When archiving data to Fortress, it is recommended to store the data in your group directory so that the lab PI can easily find and access that data in the future. The path for a group directory on Fortress begins with /group followed by the login name of the lab PI. For example, the group directory for Wen Jiang’s lab would be /group/jiang12.

Software

We have a large number of software applications available on our Linux workstations. Most of the common applications can be started by just typing the program name on a command line. For example, to run Coot you would just type coot on a command line and press Enter.

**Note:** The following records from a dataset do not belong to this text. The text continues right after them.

template <bool FULL, class Prof, bool SKY = false, bool SCORE = true, bool CPL = false,
          bool REPLAY = false, bool A32 = false, bool DIAG = false>
__device__ __forceinline__ void time_loop(const MathTab &mt, Prof &T, Scalars &s, int32_t &score,
                                          uint32_t point = 0u) {
  static_assert(!A32 || (!SKY && !CPL), "32-bit window offsets: the plain lock-step kernels only");
  static_assert(FULL || !SKY, "sky view belongs to the FULL feature set");
  static_assert(FULL || !CPL, "coupling belongs to the FULL feature set");
  static_assert(CPL || !REPLAY, "replays belong to coupling");
  KernArgs ka = kernargs();
  const uint32_t lane = REPLAY ? point : threadIdx.x;
  const int64_t row0 = REPLAY ? 0 : (int64_t)blockIdx.x * kBlock;
  const int32_t nsteps = ka->nsteps, t0 = ka->t0;
  const double tbot = (ka->pp.tbottom + row0)[lane];
  SkyPoint sky;
  if (SKY) sky = sky_point(ka, row0, lane);
  const bool sky_on = sky.on;
  int32_t initlen = 0;
  bool relax = false;
  double relax_dt = 0, relax_dv = 0, relax_dr = 0;
  if (FULL) {
    initlen = ka->pp.initlen ? (ka->pp.initlen + row0)[lane] : 0;
    if (consts_of(ka).use_relaxation && ka->pp.tair_relax) {
      double tairR, vzR, rhR;
      relax_targets(ka, row0, lane, tairR, vzR, rhR);
      relax = !(tairR < R4(-100.0) || tairR > R4(100.0) || vzR < R4(0.0) || vzR > R4(100.0) ||
                rhR < R4(0.0) || rhR > 110);
      relax_dt = tairR - s.tair_end;
      relax_dv = vzR - s.vz_end;
      relax_dr = rhR - s.rh_end;
    }
  }

  auto fail_at = [&](int32_t idx) {
    s.failed = true;
    ka->state[(int64_t)RS_ST_FAILED * ka->np_pad + row0 + lane] = (double)idx;
  };
  CplWindow cw;
  if (CPL) cpl_window(ka, consts_of(ka), row0, lane, cw);
  const bool cpl_on = cw.on;
  const int32_t cpl_cs = cw.cs, cpl_ce = cw.ce;
  bool parked = false;
  int32_t next_i = t0;
  double cpl_lastobs = 0.0, cpl_swcorr = 0.0, cpl_lwcorr = 0.0;
  if (CPL) {
    double *st = ka->state;
    const int64_t np = ka->np_pad, p = row0 + lane;
    cpl_lastobs = st[(int64_t)RS_ST_CPL_LASTOBS * np + p];
    cpl_swcorr = st[(int64_t)RS_ST_CPL_SWCORR * np + p];
    cpl_lwcorr = st[(int64_t)RS_ST_CPL_LWCORR * np + p];
    parked = (((int32_t)st[(int64_t)RS_ST_CPL_FLAGS * np + p]) & 1) != 0;
    next_i = (int32_t)st[(int64_t)RS_ST_CPL_RESUME * np + p];
    if (REPLAY) {
      parked = false;
      next_i = cpl_cs;
    }
  }
  double r_swcof = R4(1.0), r_lwcof = R4(1.0);
  bool stale_now = false;
  auto blank_rows = [&](int32_t i_from) {
    for (int32_t ii = i_from; ii < t0 + nsteps; ++ii) {
      int64_t r;
      if (output_row<false>(ka, ii, r)) store_outputs<false, false>(ka, r, row0, lane, s, false);
    }
  };
  if (!CPL && s.failed) blank_rows(t0);
  Forcing nxt = load_forcing<FULL, A32>(ka, row0, lane, 0);
  for (int32_t kv = 0; kv < nsteps; ++kv) {
    asm volatile("" : "+s"(ka));
    const ConstsAS &c = consts_of(ka);
    const int32_t k = __builtin_amdgcn_readfirstlane(kv);
    const int32_t i = t0 + k;
    const Forcing f = nxt;
    int64_t orow = 0;
    const bool owrite = output_row<true>(ka, i, orow);

    if (CPL && (parked || i != next_i)) {
      if (k + 1 < nsteps) nxt = load_forcing<FULL, A32>(ka, row0, lane, k + 1);
      continue;
    }
    if (CPL) next_i = i + 1;
    if (s.failed) {
      if (CPL && owrite && (!REPLAY || i > cpl_ce)) store_outputs<CPL, A32>(ka, orow, row0, lane, s, false);
      continue;
    }
    double tair = f.tair, vz = f.vz, rhz = f.rhz;
    s.tnw1 = T.get(1);
    s.tnw2 = T.get(2);
    if (i == 1 && vz < R4(0.4)) vz = R4(0.4);
    const double prec_ts = RS_DIVC(f.prec, 3600.0, r_3600) * c.DTSecs;

    double sw_dir = 0.0, lw_net = 0.0;
    if (SKY) {
      const int64_t row = (int64_t)k * ka->f.t_stride + row0;
      const LaneOff L(lane);
      sw_dir = L.ld(ka->f.sw_dir + row);
      lw_net = L.ld(ka->f.lw_net + row);
    }
    CouplingInputs cp;
    if (i < c.SimLen) {
      if (REPLAY && i == cpl_cs) {
        const Forcing g = gather_forcing(ka, row0 + lane, cpl_ce + 1, t0);
        if (check_values(c, g, s.tsurf, FULL && ka->f.tdew != nullptr)) fail_at(cpl_ce + 1);
      } else {
        Forcing chk = f;
        chk.vz = vz;
        if (check_values(c, chk, s.tsurf, FULL && ka->f.tdew != nullptr)) fail_at(i);
      }
      if (SKY) {
        if (REPLAY && i == cpl_cs) {
          if (sky_on) {
            const int64_t off = (int64_t)(cpl_ce + 1 - t0) * ka->f.t_stride + row0 + lane;
            if (sky_limits_bad(ka->f.sw_dir[off], ka->f.lw_net[off])) fail_at(cpl_ce + 1);
          }
        } else if (sky_on && sky_limits_bad(sw_dir, lw_net))
          fail_at(i);
        sw_dir = sky_clamp_direct(sw_dir, f.sw);
      }
      if (CPL && cpl_on) {
        cp.in_phase = (i >= cpl_cs && i <= cpl_ce);
        if (REPLAY && i == cpl_cs) cp.in_phase = false;
        if (REPLAY && i == cpl_cs) {
          double *st = ka->state;
          const int64_t np = ka->np_pad, p = row0 + lane;
          cpl_restore_surface<true>(st, np, p, s);
          const int N = T.nlayers();
          for (int j = 1; j <= N; ++j) {
            st[(int64_t)(RS_ST_CPL_STALE_TMP0 + j - 1) * np + p] = T.get(j);
            T.set(j, st[(int64_t)(RS_ST_CPL_SAVE_TMP0 + j - 1) * np + p]);
          }
          stale_now = true;
          cpl_rewind_coefs(st[(int64_t)RS_ST_CPL_RADCOEFF * np + p], f.sw, f.lw, SKY && sky_on, r_swcof, r_lwcof);
          st[(int64_t)RS_ST_CPL_SWCOF * np + p] = r_swcof;
          st[(int64_t)RS_ST_CPL_LWCOF * np + p] = r_lwcof;
        }
        if (!REPLAY && i == cpl_cs) {
          double *st = ka->state;
          const int64_t np = ka->np_pad, p = row0 + lane;
          cpl_save_surface(st, np, p, s);
          const int N = T.nlayers();
          for (int j = 1; j <= N; ++j) st[(int64_t)(RS_ST_CPL_SAVE_TMP0 + j - 1) * np + p] = T.get(j);
        }
        if (i > cpl_ce) cpl_decayed_coefs(c, mt, i, cpl_ce, cpl_swcorr, cpl_lwcorr, cp.sw_cof, cp.lw_cof);
        if (REPLAY && i >= cpl_cs && i <= cpl_ce) {
          cp.sw_cof = r_swcof;
          cp.lw_cof = r_lwcof;
        }
        if (cp.in_phase) snow_ice_check(c, cpl_lastobs, s);
      }
      if (FULL) {
        if ((i <= initlen || c.force_tsurf) && f.tsurfobs > R4(-100.0) &&
            (!CPL || !cpl_on || i < cpl_cs)) {
          T.set(1, f.tsurfobs);
          T.set(2, f.tsurfobs);
          const double depth = (c.tsurfOutputDepth >= R4(0.0)) ? c.tsurfOutputDepth : f.depth;
          s.tsurf = surface_temperature(c, T, tbot, depth);
        }
        if (relax) {
          if (i == initlen) {
            double tairR, vzR, rhR;
            relax_targets(ka, row0, lane, tairR, vzR, rhR);
            relax_dt = tairR - tair;
            relax_dv = vzR - vz;
            relax_dr = rhR - rhz;
            double *st = ka->state;
            const int64_t np = ka->np_pad, p = row0 + lane;
            st[(int64_t)RS_ST_TAIR_END * np + p] = tair;
            st[(int64_t)RS_ST_VZ_END * np + p] = vz;
            st[(int64_t)RS_ST_RH_END * np + p] = rhz;
          }
          if (i > initlen) relax_apply(relax_factor(c, mt, i, initlen), relax_dt, relax_dv, relax_dr, tair, vz, rhz);
        }
      }
    } else {
      if (FULL) s.tsurf = surface_temperature(c, T, tbot, f.depth);
      if (CPL && cpl_on) cpl_last_values(c, mt, cw, cpl_swcorr, cpl_lwcorr, ka->state, ka->np_pad, row0 + lane, cp);
    }
    if (CPL) cp.last_tsurf_obs = cpl_lastobs;
    double sw_in = f.sw, lw_in = f.lw;
    if (SKY && sky_on) {
      int64_t hstride;
      const double *hrow = horizon_row(ka, sky.hcol, hstride);
      if (!sky_view_radiation(ka->f.sun + (int64_t)k * RS_SUN_COLS, sky.sinlat, sky.coslat, sky.lonrad, sky.coslon,
                              sky.sinlon, sky.skyv, ka->pp.albedo_surroundings, hrow, hstride, sw_in, sw_dir, lw_in, lw_net))
        fail_at(i);
    }
    if (SKY) sky_write_back(ka, k, row0, sky_on, sw_dir, sw_in, lw_in, [&](double *base, double v) { base[lane] = v; });
    if (DIAG)
      bl_diagnose(&c, mt.expT, mt.logT, mt.K, s.tsurf, tair, vz, rhz, f.hour, i, ka->diag, ka->np_pad, row0 + lane);
    const Fluxes fx =
        model_step_fluxes<SCORE>(c, mt, s, tair, vz, rhz, prec_ts, sw_in, lw_in, f.phase, f.hour, cp);
    if (SCORE) {
      score += (fx.trips & 63) - 5;
      if ((fx.trips & 64) && k >= nsteps - RS_REGIME_WINDOW) score |= 1 << 30;
    }
    if (k + 1 < nsteps) nxt = load_forcing<FULL, A32>(ka, row0, lane, k + 1);
    if (REPLAY) {
      const GlobalProfile Tstale{ka->state + (int64_t)RS_ST_CPL_STALE_TMP0 * ka->np_pad + row0 + lane,
                                 ka->np_pad};
      model_step_ground<Prof, GlobalProfile>(c, s, T, tbot, tair, fx, f.depth, cp,
                                             stale_now ? &Tstale : nullptr);
      stale_now = false;
    } else {
      model_step_ground<Prof, Prof, FULL>(c, s, T, tbot, tair, fx, f.depth, cp);
    }
    if (owrite) store_outputs<CPL, A32>(ka, orow, row0, lane, s, true);
    if (!CPL && s.failed) blank_rows(i + 1);
    if (CPL && cpl_on && i < c.SimLen && i == cpl_ce)
      cpl_window_end(ka->state, ka->np_pad, row0 + lane, cw, s, cpl_swcorr, cpl_lwcorr, cpl_lastobs, parked);
  }
  if (CPL) ka->state[(int64_t)RS_ST_CPL_RESUME * ka->np_pad + row0 + lane] = (double)next_i;
}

Some applications, though, aren’t accessible without first using the module command. The module command changes the environment in your terminal session so that it is prepared to run a particular program. Typing module available will display all the programs available as modules. Once you find the module for the program you want to run, use module load {program} to set up your environment to run that program, replacing {program} with the program module that you selected. Now everything should be ready for you to run the selected program.

Remote Access

All remote access from off campus must be done through Purdue’s VPN (Virtual Private Network). Please see Purdue IT’s instructions on their web site to learn how to connect to the Purdue VPN.

You may use an SSH client to access our systems if you only need a command line interface. Otherwise, you may use either X2Go or NoMachine NX clients for graphical access. X2Go will create a new desktop session while NoMachine NX attempts to remotely attach to a session currently active locally on the workstation. X2Go is installed by default on our workstations but NoMachine NX is only installed by request as needed. Please note that you should not attempt to connect to a workstation with X2Go if you already have a local desktop session running on that workstation.

Another option for remote graphical access is ThinLinc which requires the purchase of a license. It is similar to X2Go but more capable. Like X2Go, it is important to never remotely connect to a workstation using ThinLinc if you currently have an active local session running on that workstation.